What is being asked:
A stretch of the entries below is to be set down exactly, running from the line with "#ifndef C3_EXP_NOWIDE" through the line with "case 8: return", both included, and no other line.

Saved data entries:

#ifndef WU
#define WU 4
#endif
__device__ void w_blocks(WCtx& c, int lane) {
  int gprev = -1;
  for (int i0 = 0; i0 < c.n; i0 += 64 * WU) {
    int v[WU], r[WU];
#pragma unroll
    for (int u = 0; u < WU; ++u) { const int i = i0 + 64 * u + lane; v[u] = i < c.n ? c.order()[i] : -1; }
#pragma unroll
    for (int u = 0; u < WU; ++u) r[u] = v[u] >= 0 ? c.grp()[v[u]] : -2;
#pragma unroll
    for (int u = 0; u < WU; ++u) {
      const int i = i0 + 64 * u + lane;
      const int rp = wave_shr1(r[u], gprev);
      gprev = wave_bcast(r[u], 63);
      if (v[u] >= 0 && r[u] != rp) { c.gfirst()[r[u]] = i; if (i > 0) c.glast()[rp] = i - 1; }
      if (v[u] >= 0 && i + 1 == c.n) c.glast()[r[u]] = i;
    }
  }
  WSYNC();
}
__device__ void w_reorder(WCtx& c, int n_old, int lane, int* lds, int lds_cap) {
  const int n_new = c.n - n_old;
  const bool inl = n_new <= lds_cap;
  if (inl) { for (int k = lane; k < n_new; k += 64) lds[k] = c.anchor()[k]; WSYNC(); }
  for (int i0 = 0; i0 < n_old; i0 += 64 * WU) {
    int v[WU];
#pragma unroll
    for (int u = 0; u < WU; ++u) { const int i = i0 + 64 * u + lane; v[u] = i < n_old ? c.order()[i] : -1; }
#pragma unroll
    for (int u = 0; u < WU; ++u) {
      const int i = i0 + 64 * u + lane;
      if (v[u] < 0) continue;
      int lo = 0, hi = n_new;
      if (inl) { while (lo < hi) { int m = (lo + hi) >> 1; if (lds[m] < i) lo = m + 1; else hi = m; } }
      else { while (lo < hi) { int m = (lo + hi) >> 1; if (c.anchor()[m] < i) lo = m + 1; else hi = m; } }
      c.order2()[i + lo] = v[u]; c.index()[v[u]] = i + lo;
    }
  }
  for (int k = lane; k < n_new; k += 64) { const int pos = (inl ? lds[k] : c.anchor()[k]) + 1 + k; c.order2()[pos] = n_old + k; c.index()[n_old + k] = pos; }
  c.osel ^= 1;
  WSYNC();
  w_blocks(c, lane);
}

__device__ void win_build_desc(WCtx& c, int R, int lane, unsigned long long* m2, unsigned long long* ma, bool allow2) {
  const int K = c.K;
  const WArr<int> kept = c.opn();
  int nkept = 0;
  for (int r0 = 1; r0 <= R; r0 += 64) {
    const int r = r0 + lane;
    bool two = false, adj = false;
    unsigned needh = 0;
    if (r <= R) {
      const int v = c.rows()[r];
      const int nin = c.n_in()[v];
      unsigned p[4] = {0, 0, 0, 0};
      int np = 0;
      for (int k = 0; k < nin; ++k) {
        const int pr = c.rowof()[c.in_from()[EI(v, k)]];
        if (pr < 0) continue;
        if (np < 4) p[np] = (unsigned)pr;
// ... 280 lines not shown
      const bool act = j <= Q;
      const int qc = (act && j >= 1) ? c3_code_at(pk, qbeg + j - 1) : 7;
      int bd = INT32_MIN, dd = 0, bv = INT32_MIN, dv = 0, np = 0;
      for (int k = 0; k <= nin; ++k) {
        int prow;
        if (k < nin) { prow = c.rowof()[c.in_from()[EI(v, k)]]; if (prow < 0) continue; ++np; }
        else { if (np > 0) break; prow = 0; }
        const int tt = min(np > 0 ? np - 1 : 0, 63);
        const int32_t* hp_ = c.H + (size_t)prow * RS;
        if (act) {
          if (j > 0) { int cnd = hp_[j - 1] + ((vb == qc) ? mt : mm); if (cnd > bd) { bd = cnd; dd = 255 - tt; } }
          int cv = hp_[j] + g;
          if (cv > bv) { bv = cv; dv = 191 - tt; }
        }
      }
      int hv = bd, dir = dd;
      if (bv > hv) { hv = bv; dir = dv; }
      const int y = act ? hv - g * j : C3_NEG2;
      const int s = wave_scan_max(y);
      const int ex = max(wave_shr1(s, C3_NEG2), carry);
      carry = max(carry, wave_bcast(s, 63));
      const int lf = ex + g * j;
      int hh = hv;
      if (j > 0 && lf > hh) { hh = lf; dir = W_TAG_H; }
      if (act) { hrow[j] = hh; drow[j] = (uint8_t)dir; }
      if (isend && j == Q) c.hend()[r] = hh;
    }
    WSYNC();
  }
  return 0;
}

#include "k_polish_band.h"
__host__ __device__ __forceinline__ int win_mask_words(int Ncap) { return ((Ncap + 64) >> 6) + 1; }
__host__ __device__ __forceinline__ size_t win_lds_bytes(int Lcap, int Ncap) {
  const size_t masks = (size_t)32 * win_mask_words(Ncap);
  const size_t a = (size_t)Lcap * 6 + 16, b = masks + 4 * 5 * 64 * 4 + 64, c = masks + 4 * (size_t)wb_lds_dwords(639, 4), d = masks + 4 * (size_t)(W_TBW + W_QCAP);
  size_t m = a > b ? a : b; m = m > c ? m : c; m = m > d ? m : d;
  return m;
}

__device__ __forceinline__ int win_idx(int j, int cpl) { return cpl ? (j / cpl) * ((cpl + 3) & ~3) + j % cpl : j; }

__device__ int win_rows_dispatch(WCtx& c, const C3Params& P, const uint32_t* pk, int qbeg, int Q, int R, int lane, int* cpl_out, int* rs_out, unsigned long long* dbg,
                                 unsigned long long* m2, unsigned long long* ma, unsigned long long* d0, unsigned long long* d1, int ring_off, int lds_ints, int begin, int end, int blen, int* cb_io, int* nblocks) {
  const int need = (Q + 1 + 63) / 64;
  int cpl;
  const int pm = max(max(abs(P.pol_match), abs(P.pol_mismatch)), abs(P.pol_gap));
  const bool ok16 = !(4 * pm * (max(R, Q) + 4) >= 31000 || 4 * (abs(P.pol_match) + abs(P.pol_gap)) * (Q + 4) >= 31000 || pm > 30 || P.pol_gap >= 0);
  if (!ok16) cpl = 0;
#ifdef C3_EXP_NOWIDE
  else if (need <= 2) cpl = 2; else if (need <= 4) cpl = 4; else cpl = 0;
#else
  else if (need <= 2) cpl = 2; else if (need <= 4) cpl = 4; else if (need <= 6) cpl = 6; else if (need <= 8) cpl = 8;
  else if (need <= 10) cpl = 10; else cpl = 0;
#endif
  const int span = end - begin + 1;
  int cb = R * 4 < span * 5 ? 2 : R * 2 < span * 3 ? 3 : 4;
  cb = max(cb, *cb_io);
  if (cb > 4) cb = 0;
  if (!*cb_io || !cb || !ok16 || need > 10 || need <= cb || span < 1 || max(P.pol_match, P.pol_mismatch) <= 0 || ring_off + wb_lds_dwords(Q, cb) > lds_ints) cb = 0;
#ifdef C3_BAND_OFF
  cb = 0;
#endif
#ifdef C3_PHASE_PROF
  const unsigned long long bd_t0 = __builtin_readcyclecounter();
#endif
  if (cb && !win_build_desc_band(c, R, Q, begin, end, blen, cb, lane, m2, ma, d0, d1, nblocks)) cb = 0;
#ifdef C3_EXP_X2_DESC
  if (cb && !win_build_desc_band(c, R, Q, begin, end, blen, cb, lane, m2, ma, d0, d1, nblocks)) cb = 0;
#endif
#ifdef C3_PHASE_PROF
  dbg[5] += __builtin_readcyclecounter() - bd_t0;
#endif
  *cb_io = cb;
  if (cb) {
    *cpl_out = cb; *rs_out = 256;
    int rc = 0;
#ifdef C3_EXP_X2_ROWS
    for (int rep_ = 0; rep_ < 2; ++rep_)
#endif
    switch (cb) {
      case 2: rc = win_rows_band<2>(c.I, c.E, c.H, c.D, c.rdesc, c.K, c.n, c.Ncap, c.hcap, P.pol_match, P.pol_mismatch, P.pol_gap, pk, qbeg, Q, R, dbg, ring_off, *nblocks); break;
      case 3: rc = win_rows_band<3>(c.I, c.E, c.H, c.D, c.rdesc, c.K, c.n, c.Ncap, c.hcap, P.pol_match, P.pol_mismatch, P.pol_gap, pk, qbeg, Q, R, dbg, ring_off, *nblocks); break;
      default: rc = win_rows_band<4>(c.I, c.E, c.H, c.D, c.rdesc, c.K, c.n, c.Ncap, c.hcap, P.pol_match, P.pol_mismatch, P.pol_gap, pk, qbeg, Q, R, dbg, ring_off, *nblocks); break;
    }
    if (rc < 0) return rc;
    if (rc > 0) c.lob()[0] = INT32_MAX;
    return 0;
  }
  *cpl_out = cpl; *rs_out = cpl ? 64 * ((cpl + 3) & ~3) : need * 64;
#ifdef C3_PHASE_PROF
  const unsigned long long bd_t1 = __builtin_readcyclecounter();
#endif
  win_build_desc(c, R, lane, m2, ma, cpl != 0);
#ifdef C3_PHASE_PROF
  dbg[5] += __builtin_readcyclecounter() - bd_t1;
#endif
  switch (cpl) {
    case 2: return win_rows<2>(c.I, c.E, c.H, c.D, c.rdesc, c.K, c.n, c.Ncap, c.hcap, P.pol_match, P.pol_mismatch, P.pol_gap, pk, qbeg, Q, R, dbg, ring_off);
    case 4: return win_rows<4>(c.I, c.E, c.H, c.D, c.rdesc, c.K, c.n, c.Ncap, c.hcap, P.pol_match, P.pol_mismatch, P.pol_gap, pk, qbeg, Q, R, dbg, ring_off);
#ifndef C3_EXP_NOWIDE
    case 6: return win_rows<6>(c.I, c.E, c.H, c.D, c.rdesc, c.K, c.n, c.Ncap, c.hcap, P.pol_match, P.pol_mismatch, P.pol_gap, pk, qbeg, Q, R, dbg, ring_off);
    case 8: return win_rows<8>(c.I, c.E, c.H, c.D, c.rdesc, c.K, c.n, c.Ncap, c.hcap, P.pol_match, P.pol_mismatch, P.pol_gap, pk, qbeg, Q, R, dbg, ring_off);
    case 10: return win_rows<10>(c.I, c.E, c.H, c.D, c.rdesc, c.K, c.n, c.Ncap, c.hcap, P.pol_match, P.pol_mismatch, P.pol_gap, pk, qbeg, Q, R, dbg, ring_off);
#endif
    default: return win_rows_lin(c, P, pk, qbeg, Q, R, lane);
  }
}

Expected answer:
#ifndef C3_EXP_NOWIDE
    case 6: return win_rows<6>(c.I, c.E, c.H, c.D, c.rdesc, c.K, c.n, c.Ncap, c.hcap, P.pol_match, P.pol_mismatch, P.pol_gap, pk, qbeg, Q, R, dbg, ring_off);
    case 8: return win_rows<8>(c.I, c.E, c.H, c.D, c.rdesc, c.K, c.n, c.Ncap, c.hcap, P.pol_match, P.pol_mismatch, P.pol_gap, pk, qbeg, Q, R, dbg, ring_off);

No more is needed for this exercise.